My recent decision to try a Kobo ebook reader and the research I did as part of that decision made me remember things about my history with ebooks.

1998 – 2003

Back in 2000 I owned a science fiction and fantasy web directory.  I started getting listings from amateur micro publishers of this new thing called “e-books.”  Most of the earliest ebooks were science fiction or fantasy novels which is how our paths crossed.

No major publishers were selling ebooks, the publishers were all small with varying degrees of expertise.  Most ebooks were being sold on CD-ROM disks usually in HTML, TXT and sometimes PDF formats.  Many ebooks were self published.  eBook publishing was tiny but growing rapidly.  I took an interest in the technology of ebook even though I wasn’t actually reading them myself.  Somehow, reading books on my desktop computer had no appeal.
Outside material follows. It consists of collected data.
class GemmArgs(C.Structure):
    _fields_ = [
        ("M", c_int), ("N", c_int), ("K", c_int),
        ("A", c_void_p), ("a_dtype", c_int), ("lda", c_int64), ("transA", c_int),
        ("B", c_void_p), ("b_dtype", c_int), ("ldb", c_int64), ("transB", c_int),
        ("C", c_void_p), ("c_dtype", c_int), ("ldc", c_int64),
        ("bias", c_void_p), ("residual", c_void_p), ("ldr", c_int64),
        ("act", c_int),
# ... 135 lines not shown
    "hct_adjust_contrast_workspace_bytes": (c_size_t, [c_int, c_int64]),
    "hct_adjust_contrast": (c_int, [c_void_p, c_int, c_int64, c_void_p, c_void_p, c_void_p, c_size_t, c_void_p]),
    "hct_volume_to_ras": (c_int, [c_void_p, c_int, c_int, c_int, c_int, C.POINTER(c_int), C.POINTER(c_int), c_int, C.c_double, C.c_double,
                                  c_void_p, c_void_p]),
    "hct_bspline3_resample_workspace_bytes": (c_size_t, [c_int] * 6),
    "hct_bspline3_resample": (c_int, [c_void_p, c_int, c_int, c_int, c_void_p, c_int, c_int, c_int, c_void_p, c_void_p, c_void_p, c_size_t, c_void_p]),
    "hct_foreground_bbox_workspace_bytes": (c_size_t, [c_int] * 3),
    "hct_foreground_bbox": (c_int, [c_void_p, c_int, c_int, c_int, c_void_p, c_void_p, c_void_p, c_size_t, c_void_p]),
    "hct_crop_window_resize_area": (c_int, [c_void_p, c_int, c_int, c_int, c_void_p, c_int, c_void_p, c_void_p, c_void_p, c_int, c_int, c_int,
                                            c_void_p]),
    "hct_pos_embed_interp3d": (c_int, [c_void_p, c_int, c_void_p, c_int, c_int, c_int, c_void_p]),
    "hct_colsum_workspace_bytes": (c_size_t, [c_int, c_int]),
    "hct_colsum": (c_int, [c_void_p, c_int, c_int, c_int, c_int64, c_void_p, c_void_p, c_size_t, c_void_p]),
    "hct_cast": (c_int, [c_void_p, c_int, c_void_p, c_int, c_int64, c_void_p]),
    "hct_transpose_cast": (c_int, [c_void_p, c_int, c_void_p, c_int, c_int, c_int, c_void_p]),
    "hct_grad_norms_workspace_bytes": (c_size_t, [c_int64]),
    "hct_grad_norms": (c_int, [c_void_p, c_void_p, c_int, c_int64, c_float, c_int, c_void_p, c_void_p, c_void_p, c_size_t, c_void_p]),
    "hct_adamw_step": (c_int, [c_void_p, c_void_p, c_void_p, c_void_p, c_void_p, c_void_p, c_void_p, c_int, c_int64, c_float, c_float,
                               c_float, c_float, c_float, c_int, c_void_p, c_void_p]),
    "hct_lion_step": (c_int, [c_void_p] * 6 + [c_int, c_int64] + [C.c_double] * 4 + [c_void_p, c_void_p]),
    "hct_sgd_step": (c_int, [c_void_p] * 6 + [c_int, c_int64] + [C.c_double] * 2 + [c_void_p, c_void_p]),
    "hct_lamb_workspace_bytes": (c_size_t, [c_int64, c_int]),
    "hct_lamb_step": (c_int, [c_void_p] * 7 + [c_int, c_int64] + [C.c_double] * 5 + [c_void_p] * 4 + [c_size_t, c_void_p, c_void_p]),
    "hct_debug_set_gemm_variant": (None, [c_int]),
    "hct_gemm_nt_stream_k_bytes": (c_size_t, []),
    "hct_gemm_tn_group_workspace_bytes": (c_size_t, [c_int]),
    "hct_gemm_tn_group_prepare": (c_int, [c_void_p, c_int, c_void_p, c_size_t, c_void_p]),
    "hct_gemm_tn_group_run": (c_int, [c_void_p, c_int, c_void_p, c_size_t, c_void_p]),
    "hct_prof_enable": (None, [c_int]),
    "hct_prof_reset": (None, []),
    "hct_prof_read": (c_int, [c_int, C.POINTER(C.c_double), C.POINTER(c_int64), C.POINTER(C.c_double)]),
    "hct_prof_read_bytes": (c_int, [c_int, C.POINTER(C.c_double)]),
    "hct_prof_shapes": (c_int, [c_int, c_void_p, c_int]),
    "hct_mae_plan_create": (c_void_p, [C.POINTER(MaeConfig), c_int, c_int]),
# ... 9 lines not shown
    "hct_mae_backward_final_offset": (c_int64, [c_void_p]),
    "hct_mae_plan_set_wgrad_defer": (c_int, [c_void_p, c_int, c_int]),
    "hct_mae_plan_set_requires_grad": (c_int, [c_void_p, c_int, c_int]),
    "hct_lora_qv_fwd": (c_int, [c_void_p, c_void_p, c_void_p, c_void_p, c_void_p, c_int, c_int, c_int, c_int, c_int, c_int, c_void_p, c_void_p, c_void_p]),
    "hct_lora_qv_bwd_workspace_bytes": (c_size_t, [c_int, c_int, c_int, c_int]),
    "hct_lora_qv_bwd": (c_int, [c_void_p] * 11 + [c_int] * 6 + [c_void_p] * 6 + [c_size_t, c_void_p]),
    "hct_topk_dot_chunks": (c_int, [c_int, c_int64]),
    "hct_topk_dot_workspace": (c_size_t, [c_int, c_int64, c_int]),
    "hct_topk_dot": (c_int, [c_void_p, c_int, c_void_p, c_int64, c_int, c_int, c_void_p, c_int, c_void_p, c_void_p, c_void_p, c_size_t, c_void_p]),
    "hct_attention_row_probs": (c_int, [c_void_p, c_int, c_int, c_int, c_int, c_int, c_void_p, c_int, c_void_p, c_void_p]),
    "hct_mae_recon_accum": (c_int, [c_void_p, c_int, c_int, c_void_p, c_int, c_void_p, c_int, c_int, c_int, c_int, c_int, c_void_p, c_void_p, c_void_p,
                                    c_void_p]),
    "hct_mae_recon_finish": (c_int, [c_void_p, c_void_p, c_void_p, c_void_p, c_int, c_int, c_int, c_int, c_int, c_void_p, c_void_p, c_void_p, c_void_p]),
    "hct_mae_plan_bind": (c_int, [c_void_p, c_void_p, c_void_p, c_void_p, c_void_p, c_void_p, c_size_t]),
    "hct_mae_refresh_weights": (c_int, [c_void_p, c_int, c_void_p]),
    "hct_mae_forward": (c_int, [c_void_p, c_void_p, c_int, c_void_p, c_void_p, c_float, c_void_p]),
    "hct_mae_set_loss_grad": (c_int, [c_void_p, c_void_p]),
    "hct_mae_num_backward_stages": (c_int, [c_void_p]),
    "hct_mae_backward_stage_range": (c_int, [c_void_p, c_int, C.POINTER(c_int64), C.POINTER(c_int64)]),
    "hct_mae_backward_stage": (c_int, [c_void_p, c_int, c_void_p]),
    "hct_vit_forward": (c_int, [c_void_p, c_void_p, c_int, c_void_p]),
    "hct_vit_forward_parts": (c_int, [c_void_p, C.POINTER(c_void_p), c_int, c_int, c_void_p]),
    "hct_vit_backward_stage": (c_int, [c_void_p, c_int, c_void_p, c_void_p]),
    "hct_vit_assemble_bwd": (c_int, [c_void_p, c_int, c_int, c_int, c_int, c_void_p, c_int, c_void_p, c_void_p, c_void_p, c_void_p]),
    "hct_mae_plan_activation": (c_void_p, [c_void_p, C.c_char_p, C.POINTER(c_int64), C.POINTER(c_int64), C.POINTER(c_int)]),
}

But about this time I bought my first ebook reader: the Rocketbook.  The Rocketbook was actually a very comfortable device but the problems were lack of titles and very limited battery life.

2003 – 2008

Somewhere along the line, I switched to reading ebooks on a PDA.  Ebooks had grown. Publishing had become more professional, but the big publishing houses were still holding back.  I know there were many competing electronic formats to publish books in.  Reading on a PDA required having several reader apps that could translate different formats.  You had to download ebooks to your desktop PC, connect the PDA with a cable and then transfer the ebooks to the PDA.  It was all cumbersome, but the PDA was small enough that I could carry it anywhere and therefore read anywhere.  I read a heck of a lot of books on various PDA’s.

During this time I was mainly reading free public domain ebooks but I also started buying from publisher Booksforabuck which is still around!  I also started buying from the best ebook store ever: Fictionwise.  See what Fictionwise looked like at Archive.org.  I really liked that store.  Unfortunately it got bought up by Barnes and Noble and discontinued as reading on PDA’s declined in the wake of dedicated readers like Nook, Kindle and Kobo as well as the new iPhone and later Android devices.
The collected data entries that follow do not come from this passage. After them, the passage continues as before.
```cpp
struct Emit {
    hipStream_t st = nullptr;
    hipGraph_t graph = nullptr;
    const hipGraphNode_t *deps = nullptr;
    size_t ndeps = 0;
    hipGraphNode_t *node = nullptr;
    hipError_t *err = nullptr;
};

struct State {
    int *hdr;
    long long *cnt;
    uint2 *idle;
    int4 *ring;
    int *ring_cnt;
    int4 *fl;
    int4 *inbox;
    int4 *slog;
    int2 *out;
    int *err;
    int *work;
    unsigned *arr;
    unsigned short *stamp;
    int *slow_tick;
    int *dry;
    int *sup;
    int *sup_slot;
    int *ring_min;
};

#define DENSE_PULL_WMAX 3
#define VDS_SUP_PLANES 32
__host__ __device__ inline size_t sup_index(int C, int R, int slot, int c, int r) { return ((size_t)(slot & (VDS_SUP_PLANES - 1)) * C + c) * R + r; }
__host__ __device__ inline size_t arr_index(int R, int slot, int r) { return (size_t)slot * (size_t)R + (size_t)r; }
__host__ __device__ inline unsigned pull_entry(int veh, int arrival_slot) { return ((unsigned)veh << 8) | ((unsigned)arrival_slot & 0xFFu); }
__host__ __device__ inline unsigned pull_reject(int t) { return 0xFFFFFF00u | ((unsigned)(t + 128) & 0xFFu); }
__host__ __device__ inline bool pull_is_reject(unsigned e) { return (e >> 8) == 0xFFFFFFu; }
__host__ __device__ inline int pull_slots_ahead(unsigned e, int now_slot) { return (int)(signed char)((e & 0xFFu) - ((unsigned)now_slot & 0xFFu)); }
#define DENSE_DEAD_COST 0x00FFFFFF
#define DENSE_ID_BITS 25
__host__ __device__ inline unsigned dense_pack(unsigned veh, unsigned loc) { return (veh << 8) | (loc & 0xFFu); }
__host__ __device__ inline unsigned dense_key(int tick, int is_dispatch, int id) {
    return ((unsigned)(tick & 63) << 26) | ((unsigned)(is_dispatch & 1) << 25) | ((unsigned)id & ((1u << DENSE_ID_BITS) - 1));
}
__host__ __device__ inline unsigned dense_key_rel(unsigned key, int t) { return key - ((unsigned)((t - 32) & 63) << 26); }
__host__ __device__ inline int dense_key_is_dispatch(unsigned key) { return (int)((key >> 25) & 1u); }
__host__ __device__ inline int dense_key_id(unsigned key) { return (int)(key & ((1u << DENSE_ID_BITS) - 1)); }
__host__ __device__ inline int dense_key_tick(unsigned key, int t_now) { return t_now - (int)(((unsigned)t_now - (key >> 26)) & 63u); }

struct IdleRef {
    uint2 *p;
    unsigned *q;
    __device__ __forceinline__ uint2 get(int e) const {
        if (!q) return p[e];
        const unsigned v = q[e];
        return make_uint2(v >> 8, v & 0xFFu);
    }
    __device__ __forceinline__ void set(int e, uint2 v) const {
        if (!q) p[e] = v;
        else q[e] = dense_pack(v.x, v.y);
    }
};
__device__ __forceinline__ IdleRef idle_ref(const Static &S, const State &D, int c, int r) {
    IdleRef f;
    const size_t off = ((size_t)c * S.R + r) * S.idle_cap;
    if (S.dense) { f.p = nullptr; f.q = reinterpret_cast<unsigned *>(D.idle) + off; }
    else { f.p = D.idle + off; f.q = nullptr; }
    return f;
}
__device__ __forceinline__ uint2 *ring2(const State &D) { return reinterpret_cast<uint2 *>(D.ring); }

__device__ __forceinline__ DayView day_view(const Static &S, int r) {
    if (S.n_days <= 1) return DayView{S.bkt_off, S.tick_off, S.now0, S.T, 0};
    const DayDesc d = S.day[S.replica_day[r]];
    return DayView{S.bkt_off + d.bkt_base, S.tick_off + d.tick_base, d.now0, d.T, d.q_base};
}
__device__ __forceinline__ int2 *out_row(const Static &S, const State &D, int r) {
    const int qb = S.n_days <= 1 ? 0 : S.day[S.replica_day[r]].q_base;
    return D.out + (size_t)r * S.Oq - qb;
}

}
```

vehicles_dispatch_simulator_amd/csrc/vds_tick_dense.hip:

```cpp
#include "vds_kernels_common.h"
#include <algorithm>

namespace vds {

VDS_PROF_ACCESSORS(dense)
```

Barnes and Noble was very good about letting me migrate all my 160 Fictionwise ebooks to their Nook platform and I can still access them using a Nook reader app.

2008ish – Current

In 2012 I bought a Kindle Touch which is still in service (knock wood) before that I was using the Kindle apps to read on smartphones and tablets.  More recently, I bought an 8″ Kindle Fire tablet to read on in bed because of the backlit screen.

I’m finding as I get older that I like reading on my smartphone less.  I kind of prefer a larger reader screen.  I also like some kind of lighting for the screen as my eyesight is weaker.   Full size tablets seem too heavy although I do like that smaller 8″ Kindle Fire tablet.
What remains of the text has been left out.